Bone Marrow Cell Transplant From Donors With Cardiovascular Risk Factors Increases the Pro-atherosclerotic Phenotype in the Recipients.

Author information

1
Cardiovascular Research Center, CSIC-ICCC, Hospital de la Santa Creu i Sant Pau (UAB) and IIB-Santpau, Barcelona, Spain.
2
Cardiovascular Research Chair, UAB, Barcelona, Spain.

Abstract

Improvement of long-term survival after hematopoietic stem cell transplantation has revealed that these patients have an increased appearance of de novo cardiovascular risk factors.

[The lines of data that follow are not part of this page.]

struct PlayArgs {
    int steps, flags, obs_stride, wave_lds;
    int ring_lds;
    int pipe_cin, pipe_cout, pipe_t;
    int vec_out;
    const int32_t* actions;
    int32_t* rewards;
    uint8_t* done;
    uint8_t* actions_out;
    int8_t* obs;
    int32_t* invalid;
    int32_t* league_rec;
    int step0;
    int n0;
    int drec0, drec1;
};

template <int N, class R>
struct StreamSrc {
    R& rng;
    ByteBuf& buf;
    uint8_t* deck;
    __device__ __forceinline__ void draws(const Game<N>& G, int, uint32_t kp, bool lg, uint32_t (&idx)[N]) {
        if (lg && !__all(kp == (uint32_t)N)) {
#pragma unroll
            for (int p = 0; p < N; p++) idx[p] = ((uint32_t)p < kp) ? rng_interval(rng, buf, G.n - 1u) : 0u;
        } else {
            rng_draws<N>(rng, buf, G.n - 1u, idx);
        }
    }
    __device__ __forceinline__ uint32_t league(const DevState& s) { return league_draw(rng, buf, s.lg_K, s.lg_lo, s.lg_hi); }
    __device__ __forceinline__ void deal(const DevState& s, Game<N>& G, PhaseProf& pp) {
        shuffle_targets(rng, buf, deck + kDeckStride, s.C);
        pp.mark(PH_DEAL);
        for (int i = 0; i < s.C; i += 4) *(uint32_t*)(deck + i) = (uint32_t)i * 0x01010101u + 0x03020100u;
        shuffle_apply(deck, deck + kDeckStride, s.C);
        pp.mark(PH_APPLY);
        deal_from_deck<N>(deck, s.C, G);
#pragma unroll
        for (int p = 0; p < N; p++) SN_DASSERT(hand_strict(G.hand[p]) && hand_len(G.hand[p]) == (uint32_t)kHand);
    }
};

constexpr int kDecWords = 4 * kDecQuads;

__device__ __forceinline__ uint32_t dec_u16(const uint32_t (&w)[kDecWords], int base, int t) {
    uint32_t v = 0u;
#pragma unroll
    for (int k = 0; k < 5; k++) v = (t >> 1 == k) ? w[base + k] : v;
    return (t & 1) ? (v >> 16) : (v & 0xFFFFu);
}

template <int N>
struct DecSrc {
    uint32_t A[kDecWords];
    uint32_t B1[11];
    int phi;

    __device__ __forceinline__ void load(const DevState& s, const PlayArgs& a, int64_t g, bool cross) {
        phi = a.n0;
        const u32x4* ra = s.drec + (int64_t)a.drec0 * kDecQuads * s.B + g;
#pragma unroll
        for (int q = 0; q < kDecQuads; q++) {
            const u32x4 v = ra[(int64_t)q * s.B];
            A[4 * q] = v.x, A[4 * q + 1] = v.y, A[4 * q + 2] = v.z, A[4 * q + 3] = v.w;
        }
#pragma unroll
        for (int k = 0; k < 11; k++) B1[k] = 0u;
        if (cross) {
            const u32x4* rb = s.drec + (int64_t)a.drec1 * kDecQuads * s.B + g;
#pragma unroll
            for (int q = 0; q < 3; q++) {
                const u32x4 v = rb[(int64_t)q * s.B];
                B1[4 * q] = v.x, B1[4 * q + 1] = v.y, B1[4 * q + 2] = v.z;
                if (q < 2) B1[4 * q + 3] = v.w;
            }
        }
    }
    __device__ __forceinline__ void draws(const Game<N>&, int t, uint32_t, bool, uint32_t (&idx)[N]) {
        const int tau = phi + t;
        uint32_t v;
        if (tau < kHand) {
            v = (tau < kHand - 1) ? dec_u16(A, 6, tau) : 0u;
        } else {
            uint32_t w[kDecWords];
#pragma unroll
            for (int k = 0; k < kDecWords; k++) w[k] = (k < 11) ? B1[k] : 0u;
            v = (tau - kHand < kHand - 1) ? dec_u16(w, 6, tau - kHand) : 0u;
        }
#pragma unroll
        for (int p = 0; p < N; p++) idx[p] = (v >> (4 * p)) & 15u;
    }
    __device__ __forceinline__ uint32_t league(const DevState&) { return 0u; }
    __device__ __forceinline__ void deal(const DevState&, Game<N>& G, PhaseProf&) {
#pragma unroll
        for (int p = 0; p < N; p++) {
            G.hand[p].lo = (uint64_t)A[12 + 3 * p] | ((uint64_t)A[13 + 3 * p] << 32);
            G.hand[p].hi = A[14 + 3 * p];
            G.score[p] = 0;
        }
        const uint32_t rw = A[11];
        const uint32_t r0 = rw & 0xFFu, r1 = (rw >> 8) & 0xFFu, r2 = (rw >> 16) & 0xFFu, r3 = rw >> 24;
        G.b.lo = u32x4{r0, r1, r2, r3};
        G.b.hi = u32x4{meta_row(r0), meta_row(r1), meta_row(r2), meta_row(r3)};
        G.n = kHand;
    }
    __device__ __forceinline__ uint32_t position(int steps) const {
        const int last = phi + steps - 1;
        if (last < kHand) return A[0] + dec_u16(A, 1, last);
        uint32_t w[kDecWords];
#pragma unroll
        for (int k = 0; k < kDecWords; k++) w[k] = (k < 11) ? B1[k] : 0u;
        return w[0] + dec_u16(w, 1, last - kHand);
    }
};

__host__ __device__ constexpr int obs_stage_pieces(int N) { return 3 * N + ((N & 1) ? 0 : 1); }

template <int N, class Src, int GPW = 64, bool LG = false>
__device__ __forceinline__ void play_steps(const DevState& s, const PlayArgs& a, int64_t g, int lane, uint8_t* wave_lds,
                                           Game<N>& G, Src& src, int32_t (&sum_res)[N], int32_t& episodes,
                                           PhaseProf& pp, uint32_t& lg, int t_begin, int t_end) {
    const int64_t B = s.B;
    const bool staged = a.obs && a.obs_stride == 48;
    const int64_t g0 = g - lane;
    const int wave_games = (int)min((int64_t)GPW, B - g0);
    const bool auto_reset = (a.flags & SN_AUTO_RESET) != 0;
    const bool summ = !(a.flags & SN_NO_SUMMARIES);
    int32_t* rew = a.rewards ? a.rewards + ((int64_t)t_begin * B + g) * N : nullptr;
    uint8_t* act = a.actions_out ? a.actions_out + ((int64_t)t_begin * B + g) * N : nullptr;
    uint8_t* dn = a.done ? a.done + (int64_t)t_begin * B + g : nullptr;
    int8_t* ob = a.obs ? a.obs + ((int64_t)t_begin * B + g) * N * a.obs_stride : nullptr;
    for (int t = t_begin; t < t_end; t++) {
        const uint32_t kp = LG ? (lg & 15u) : (uint32_t)N;
        if (ob) {
            uint32_t w2hi;
            const int nobs = LG ? (int)kp : N;
            const GameWords gw = summ ? game_words<true>(nobs, G.b, w2hi) : game_words<false>(nobs, G.b, w2hi);
            if (staged) {
                constexpr int P = obs_stage_pieces(N);
                u32x4* row = (u32x4*)wave_lds + lane * P;
#pragma unroll
                for (int p = 0; p < N; p++) {
                    const Hand& h = G.hand[p];
                    row[3 * p + 0] = u32x4{(uint32_t)h.lo, (uint32_t)(h.lo >> 32), (h.hi & 0xFFFFu) | w2hi, gw.w0};
                    row[3 * p + 1] = gw.a;
                    row[3 * p + 2] = gw.b;
                }
                __builtin_amdgcn_fence(__ATOMIC_SEQ_CST, "wavefront");
                const u32x4* src = (const u32x4*)wave_lds;
                u32x4* dst = (u32x4*)(a.obs + ((int64_t)t * B + g0) * N * 48);
                if (wave_games == GPW) {
                    u32x4 pc[3 * N];
#pragma unroll
                    for (int j = 0; j < 3 * N; j++) {
                        const int c = lane + GPW * j;
                        pc[j] = src[(c / (3 * N)) * P + c % (3 * N)];
                    }
#pragma unroll
                    for (int j = 0; j < 3 * N; j++) {
                        if (SECHS_NT_OBS) __builtin_nontemporal_store(pc[j], &dst[lane + GPW * j]);
                        else dst[lane + GPW * j] = pc[j];
                    }
                } else {
                    const int pieces = wave_games * N * 3;
                    for (int i = lane; i < pieces; i += wave_games) dst[i] = src[(i / (3 * N)) * P + i % (3 * N)];
// ... 87 lines not shown
            if (LG) lg = src.league(s);
            src.deal(s, G, pp);
            if (LG) {
                const uint32_t k2 = lg & 15u;
#pragma unroll
                for (int p = 0; p < N; p++)
                    if ((uint32_t)p >= k2) G.hand[p].lo = ~0ull, G.hand[p].hi = ~0u;
            }
            pp.mark(PH_HANDS);
        }
    }
}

Even though in these clinical studies no relation to transplant-related factors has been found, no attention has been paid to the influence of cardiovascular risk factors affecting the bone marrow donors on the cardiovascular risk of the recipients. Thus, the aim of this study was to analyze, using an animal model, whether transplantation of bone marrow from donors with cardiovascular risk factors increases cardiovascular risk in healthy recipients. Results from transplantation experiments have shown that bone marrow from donors with cardiovascular risk factors induced pro-atherogenic modifications in the cholesterol profile of healthy recipients, increasing the low-density lipoprotein cholesterol fraction in comparison to those transplanted with control bone marrow. Moreover, bone marrow from donors with cardiovascular risk factors induced significant alterations in liver pro-inflammatory state and lipid metabolism-related gene expression that could contribute to alter cholesterol homeostasis. Altogether, these results suggest that cardiovascular risk factors in the donor confer a cardiometabolic alteration to their bone marrow cells that is transferred to noncardiovascular disease transplant recipients, affecting their liver function and increasing their cardiovascular risk.

KEYWORDS:

animal models; basic (laboratory) research/science; bone marrow/hematopoietic stem cell transplantation; cardiovascular disease; hyperlipidemia; stem cells; translational research/science

PMID:
27421708
DOI:
10.1111/ajt.13962
[Indexed for MEDLINE]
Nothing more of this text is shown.